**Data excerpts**
━━━━━━━━━━

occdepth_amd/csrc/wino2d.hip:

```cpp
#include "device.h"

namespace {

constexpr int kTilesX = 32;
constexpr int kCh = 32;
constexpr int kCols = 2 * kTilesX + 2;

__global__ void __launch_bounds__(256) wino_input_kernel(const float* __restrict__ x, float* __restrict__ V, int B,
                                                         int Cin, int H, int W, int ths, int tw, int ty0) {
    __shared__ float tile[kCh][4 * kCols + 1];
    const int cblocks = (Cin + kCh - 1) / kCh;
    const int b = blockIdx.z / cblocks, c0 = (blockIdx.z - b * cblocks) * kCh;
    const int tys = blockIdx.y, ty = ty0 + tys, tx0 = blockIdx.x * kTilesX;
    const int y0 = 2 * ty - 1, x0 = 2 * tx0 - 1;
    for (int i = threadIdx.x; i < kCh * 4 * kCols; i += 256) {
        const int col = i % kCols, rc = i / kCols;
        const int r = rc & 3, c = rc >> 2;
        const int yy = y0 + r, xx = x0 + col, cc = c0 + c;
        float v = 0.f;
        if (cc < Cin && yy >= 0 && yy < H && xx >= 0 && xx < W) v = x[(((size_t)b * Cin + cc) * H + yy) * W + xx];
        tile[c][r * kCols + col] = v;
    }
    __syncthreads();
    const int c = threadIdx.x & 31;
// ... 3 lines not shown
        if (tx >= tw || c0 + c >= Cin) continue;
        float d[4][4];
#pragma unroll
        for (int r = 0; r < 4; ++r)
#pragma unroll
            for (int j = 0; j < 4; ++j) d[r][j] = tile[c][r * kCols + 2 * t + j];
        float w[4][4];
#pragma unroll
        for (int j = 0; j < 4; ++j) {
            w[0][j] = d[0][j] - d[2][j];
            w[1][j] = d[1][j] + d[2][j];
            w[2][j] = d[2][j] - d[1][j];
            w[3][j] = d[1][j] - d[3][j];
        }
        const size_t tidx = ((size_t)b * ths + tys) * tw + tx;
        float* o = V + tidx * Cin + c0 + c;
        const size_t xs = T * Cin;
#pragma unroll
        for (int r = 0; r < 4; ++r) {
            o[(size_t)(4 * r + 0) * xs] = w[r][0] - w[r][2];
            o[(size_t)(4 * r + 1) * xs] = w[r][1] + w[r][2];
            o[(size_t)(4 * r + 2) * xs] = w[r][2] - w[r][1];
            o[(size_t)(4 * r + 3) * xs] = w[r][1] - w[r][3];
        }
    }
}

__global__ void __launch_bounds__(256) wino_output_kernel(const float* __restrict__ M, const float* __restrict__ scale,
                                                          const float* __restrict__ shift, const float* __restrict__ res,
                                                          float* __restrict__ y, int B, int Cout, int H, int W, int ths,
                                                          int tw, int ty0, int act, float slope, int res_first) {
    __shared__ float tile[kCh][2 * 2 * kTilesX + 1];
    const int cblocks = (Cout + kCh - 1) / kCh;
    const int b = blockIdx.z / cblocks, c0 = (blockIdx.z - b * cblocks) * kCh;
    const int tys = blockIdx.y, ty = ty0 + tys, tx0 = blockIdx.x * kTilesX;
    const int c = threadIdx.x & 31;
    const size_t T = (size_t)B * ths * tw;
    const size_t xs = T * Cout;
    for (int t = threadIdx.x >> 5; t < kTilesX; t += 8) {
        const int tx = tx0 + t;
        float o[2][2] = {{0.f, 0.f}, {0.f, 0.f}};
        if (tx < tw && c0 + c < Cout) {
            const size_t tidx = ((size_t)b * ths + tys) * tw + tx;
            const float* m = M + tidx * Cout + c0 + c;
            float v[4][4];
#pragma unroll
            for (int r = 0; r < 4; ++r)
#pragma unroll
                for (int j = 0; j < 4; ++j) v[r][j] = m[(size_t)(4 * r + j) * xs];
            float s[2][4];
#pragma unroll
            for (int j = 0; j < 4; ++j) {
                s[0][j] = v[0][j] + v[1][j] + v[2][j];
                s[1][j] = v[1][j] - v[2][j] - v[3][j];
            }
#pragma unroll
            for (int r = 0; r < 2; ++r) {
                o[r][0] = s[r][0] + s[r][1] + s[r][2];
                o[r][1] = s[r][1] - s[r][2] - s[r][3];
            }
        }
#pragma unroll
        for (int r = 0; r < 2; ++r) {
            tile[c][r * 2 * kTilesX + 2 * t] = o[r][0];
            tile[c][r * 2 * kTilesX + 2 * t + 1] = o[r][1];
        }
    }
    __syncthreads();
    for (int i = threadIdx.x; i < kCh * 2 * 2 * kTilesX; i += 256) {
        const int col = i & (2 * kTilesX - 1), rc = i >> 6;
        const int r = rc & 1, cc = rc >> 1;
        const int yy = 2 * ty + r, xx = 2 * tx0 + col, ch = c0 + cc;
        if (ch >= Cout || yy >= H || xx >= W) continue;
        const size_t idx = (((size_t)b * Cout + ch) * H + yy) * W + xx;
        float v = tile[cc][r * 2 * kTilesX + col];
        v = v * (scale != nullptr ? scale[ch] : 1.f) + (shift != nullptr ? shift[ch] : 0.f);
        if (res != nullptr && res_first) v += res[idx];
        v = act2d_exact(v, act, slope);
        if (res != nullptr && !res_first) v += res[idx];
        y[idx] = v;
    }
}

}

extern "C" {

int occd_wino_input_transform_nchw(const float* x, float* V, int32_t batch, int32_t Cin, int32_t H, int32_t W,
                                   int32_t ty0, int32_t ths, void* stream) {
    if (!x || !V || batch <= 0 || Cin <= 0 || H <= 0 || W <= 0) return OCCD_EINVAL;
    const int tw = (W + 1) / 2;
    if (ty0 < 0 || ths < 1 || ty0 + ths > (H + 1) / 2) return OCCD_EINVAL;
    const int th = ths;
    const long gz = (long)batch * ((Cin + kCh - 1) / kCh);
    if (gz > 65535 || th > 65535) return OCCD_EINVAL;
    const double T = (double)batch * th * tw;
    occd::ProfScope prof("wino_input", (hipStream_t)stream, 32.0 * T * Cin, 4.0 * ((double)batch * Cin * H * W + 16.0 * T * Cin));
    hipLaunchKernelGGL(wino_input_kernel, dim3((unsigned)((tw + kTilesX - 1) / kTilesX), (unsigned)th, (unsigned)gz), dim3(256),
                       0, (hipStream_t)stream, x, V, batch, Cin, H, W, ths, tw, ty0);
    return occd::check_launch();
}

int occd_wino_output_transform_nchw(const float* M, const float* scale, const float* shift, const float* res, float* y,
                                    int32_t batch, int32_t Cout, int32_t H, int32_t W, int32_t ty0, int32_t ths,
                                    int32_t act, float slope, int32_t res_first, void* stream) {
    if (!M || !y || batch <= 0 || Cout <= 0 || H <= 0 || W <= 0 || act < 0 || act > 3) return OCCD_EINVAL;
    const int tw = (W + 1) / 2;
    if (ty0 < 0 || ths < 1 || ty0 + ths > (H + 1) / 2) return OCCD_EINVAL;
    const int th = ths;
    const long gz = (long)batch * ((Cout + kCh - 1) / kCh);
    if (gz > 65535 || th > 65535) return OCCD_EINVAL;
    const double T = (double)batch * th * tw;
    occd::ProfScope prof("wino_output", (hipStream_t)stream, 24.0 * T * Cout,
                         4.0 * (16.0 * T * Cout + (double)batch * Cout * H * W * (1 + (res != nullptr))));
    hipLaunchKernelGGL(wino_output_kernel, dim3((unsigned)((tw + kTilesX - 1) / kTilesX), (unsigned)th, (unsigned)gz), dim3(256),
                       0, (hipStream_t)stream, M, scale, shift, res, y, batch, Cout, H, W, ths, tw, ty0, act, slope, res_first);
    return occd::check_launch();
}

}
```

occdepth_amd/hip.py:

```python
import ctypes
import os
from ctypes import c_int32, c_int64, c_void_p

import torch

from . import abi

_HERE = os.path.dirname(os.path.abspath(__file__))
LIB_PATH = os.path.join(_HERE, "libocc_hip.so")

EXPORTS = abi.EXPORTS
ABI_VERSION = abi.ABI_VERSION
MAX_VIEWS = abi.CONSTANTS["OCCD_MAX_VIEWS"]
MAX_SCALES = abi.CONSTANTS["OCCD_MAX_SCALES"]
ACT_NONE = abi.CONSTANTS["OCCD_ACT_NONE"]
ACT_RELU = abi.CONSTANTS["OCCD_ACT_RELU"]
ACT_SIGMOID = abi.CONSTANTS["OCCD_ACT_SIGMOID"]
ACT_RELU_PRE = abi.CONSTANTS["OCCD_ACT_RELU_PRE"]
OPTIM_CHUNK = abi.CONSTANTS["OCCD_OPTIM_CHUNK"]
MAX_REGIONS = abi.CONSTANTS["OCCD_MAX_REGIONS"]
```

━━━━━━━━━━

Every line above that holds "cblocks" should be tallied; answer with the total alone.

4